The answer to the first question must lie in the one scriptural mention of a crown of twelve stars (Rev. xii.1). Before discussing the twelve joys, Wisman touches briefly on this reference in the course of an analysis of Christine's imagery (including that of the crown), observing that '[t]he image of a crown of twelve stars is rarely used in scriptural writings, one exception being the figure of the woman in Rev. 21: 12 who also wore a crown of twelve stars'. (8) The reference here probably contains what is simply a typographical slip, and should read Rev. xii.1-2, verses which describe a great portent in heaven, a woman in childbirth, robed with the sun, beneath her feet the moon, and on her head a crown of twelve stars:

   Et signum magnum apparuit in caelo: Mulier amicta sole, et luna sub
   pedibus ejus, et in capite ejus corona stellarum duodecim: Et in
   utero habens, clamabat parturiens, et cruciabatur ut pariat. (9)

   (And there appeared a great wonder in heaven; a woman clothed with
   the sun, and the moon under her feet, and upon her head a crown of
   twelve stars: And she being with child cried, travailing in birth,
   and pained to be delivered.) (Authorized Version)

These verses clearly deserve to be given special importance in any search for Christine's source, not only because they contain the only explicit reference in Scripture to a crown of twelve stars, but because, from a very early date, they inspired artists and theologians to create an immeasurably rich tradition of both iconography and patristic commentary based on the Woman of the Apocalypse, at least some of which must have been familiar to as erudite a writer as Christine.

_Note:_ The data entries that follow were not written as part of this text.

template <int CR>
__device__ __forceinline__ void wgrad32_cin_body(const W4Args& a, float (*red)[36][64]) {
  const int lane = threadIdx.x & 63, l31 = lane & 31, h = lane >> 5;
  const int wave = threadIdx.x >> 6;
  const int zb = blockIdx.x / a.groups, cg = blockIdx.x - zb * a.groups;
  const int z = zb * 4 + wave;
  const unsigned npix = (unsigned)(a.N * a.H * a.W);
  const auto do_rs = __builtin_amdgcn_make_buffer_rsrc(const_cast<float*>(a.wide), 0, (int)(npix * (unsigned)a.ldw * 4u), 0x00020000);
  const auto in_rs = __builtin_amdgcn_make_buffer_rsrc(const_cast<float*>(a.thin), 0, (int)(npix * (unsigned)a.ldt * 4u), 0x00020000);
  constexpr unsigned OOB = 0xffffffffu;
  const unsigned ldwb = (unsigned)a.ldw * 4u, ldtb = (unsigned)a.ldt * 4u;
  constexpr int NC = CR == 3 ? 27 : 32;
  unsigned aoff[2];
#pragma unroll
  for (int f = 0; f < 2; ++f) { const int co = cg * 64 + f * 32 + l31; aoff[f] = co < a.Cout ? (unsigned)co * 4u : OOB; }
  const int t0 = l31 / CR, c = l31 - t0 * CR;
  const int dy0 = t0 / 3 - 1, dx0 = t0 % 3 - 1;
  const bool col_ok = l31 < NC;

  f32x16 acc[2];
  f32x4 acc8[2];
#pragma unroll
  for (int f = 0; f < 2; ++f) {
#pragma unroll
    for (int q = 0; q < 16; ++q) acc[f][q] = 0.f;
    acc8[f] = f32x4{0.f, 0.f, 0.f, 0.f};
  }

  const int u0 = z * (int)a.units_per_z;
  const int total_units = a.N * a.H * a.segs_per_row;
  int u1 = u0 + (int)a.units_per_z; if (u1 > total_units) u1 = total_units;
  constexpr int UP = 8;
  for (int u = u0; u < u1; ++u) {
    const int r = u / a.segs_per_row; const int seg = u - r * a.segs_per_row;
    const int y = r % a.H, n = r / a.H;
    const int x0 = seg * SEG;
    const int x1 = x0 + SEG < a.W ? x0 + SEG : a.W;
    const unsigned rowpix = (unsigned)((n * a.H + y) * a.W);
    const bool r0ok = col_ok && (unsigned)(y + dy0) < (unsigned)a.H, r8ok = y + 1 < a.H;
    const unsigned b0row = (rowpix + (unsigned)(dy0 * a.W)) * ldtb + (unsigned)c * 4u;
    const unsigned b8row = (rowpix + (unsigned)a.W) * ldtb + (unsigned)(lane & 3) * 4u;
    auto step = [&](auto full_c, const int xb) {
      constexpr bool FULL = decltype(full_c)::value;
      float av[2][UP], bv[UP], b8[UP];
#pragma unroll
      for (int k = 0; k < UP; ++k) {
        const int x = xb + 2 * k + h;
        const bool pok = FULL || x < x1;
        const unsigned po = (rowpix + (unsigned)x) * ldwb;
#pragma unroll
        for (int f = 0; f < 2; ++f)
          av[f][k] = __builtin_bit_cast(float, __builtin_amdgcn_raw_buffer_load_b32(do_rs, (pok && aoff[f] != OOB) ? po + aoff[f] : OOB, 0, 0));
        const int ix0 = x + dx0;
        bv[k] = __builtin_bit_cast(float, __builtin_amdgcn_raw_buffer_load_b32(
            in_rs, (pok && r0ok && (unsigned)ix0 < (unsigned)a.W) ? b0row + (unsigned)ix0 * ldtb : OOB, 0, 0));
        if (CR == 4)
          b8[k] = __builtin_bit_cast(float, __builtin_amdgcn_raw_buffer_load_b32(
              in_rs, (pok && r8ok && x + 1 < a.W) ? b8row + (unsigned)(x + 1) * ldtb : OOB, 0, 0));
      }
#pragma unroll
      for (int k = 0; k < UP; ++k)
#pragma unroll
        for (int f = 0; f < 2; ++f) {
          acc[f] = __builtin_amdgcn_mfma_f32_32x32x2f32(av[f][k], bv[k], acc[f], 0, 0, 0);
          if (CR == 4) acc8[f] = __builtin_amdgcn_mfma_f32_4x4x1f32(av[f][k], b8[k], acc8[f], 0, 0, 0);
        }
    };
    for (int xb = x0; xb < x1; xb += 2 * UP) {
      if (xb + 2 * UP <= x1) step(std::true_type{}, xb);
      else step(std::false_type{}, xb);
    }
  }
  if (col_ok) {
#pragma unroll
    for (int f = 0; f < 2; ++f)
#pragma unroll
      for (int q = 0; q < 16; ++q) red[wave][l31][f * 32 + (q & 3) + 8 * (q >> 2) + 4 * h] = acc[f][q];
  }
  if (CR == 4) {
#pragma unroll
    for (int f = 0; f < 2; ++f)
#pragma unroll
      for (int i = 0; i < 4; ++i) {
        const float odd = __shfl(acc8[f][i], l31 + 32);
        const float s8 = acc8[f][i] + odd;
        if (h == 0) red[wave][32 + (lane & 3)][f * 32 + (l31 & ~3) + i] = s8;
      }
  }
  __syncthreads();
  float* slab = a.ws + (size_t)zb * 9 * a.Cin * a.Cout;
  constexpr int NR = CR == 3 ? 27 : 36;
  for (int e = threadIdx.x; e < NR * 64; e += 256) {
    const int nn = e >> 6, m = e & 63;
    const float sum = ((red[0][nn][m] + red[1][nn][m]) + red[2][nn][m]) + red[3][nn][m];
    const int co = cg * 64 + m;
    const int row = CR == 3 ? nn + nn / 3 : nn;
    if (co < a.Cout) slab[(size_t)row * a.Cout + co] = sum;
  }
}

It seems reasonable simply to note at this stage that Christine would have been made familiar with the crown of twelve stars, both through her own knowledge of the Bible, and also through the iconography of the Woman of the Apocalypse, most notably in illustrated bibles or in illustrations of biblical scenes. While the iconography of the Woman of the Apocalypse is a fascinating topic in its own right, (10) it is important in the present context only as one of the ways in which the crown of twelve stars was made known in the society to which Christine belonged. The images themselves give very little or no indication as to how the twelve stars were to be interpreted. For an answer to this question, Christine's linking of the twelve stars and the twelve joys of paradise, we have to turn to the patristic commentaries on the Woman of the Apocalypse in Rev. xii.1.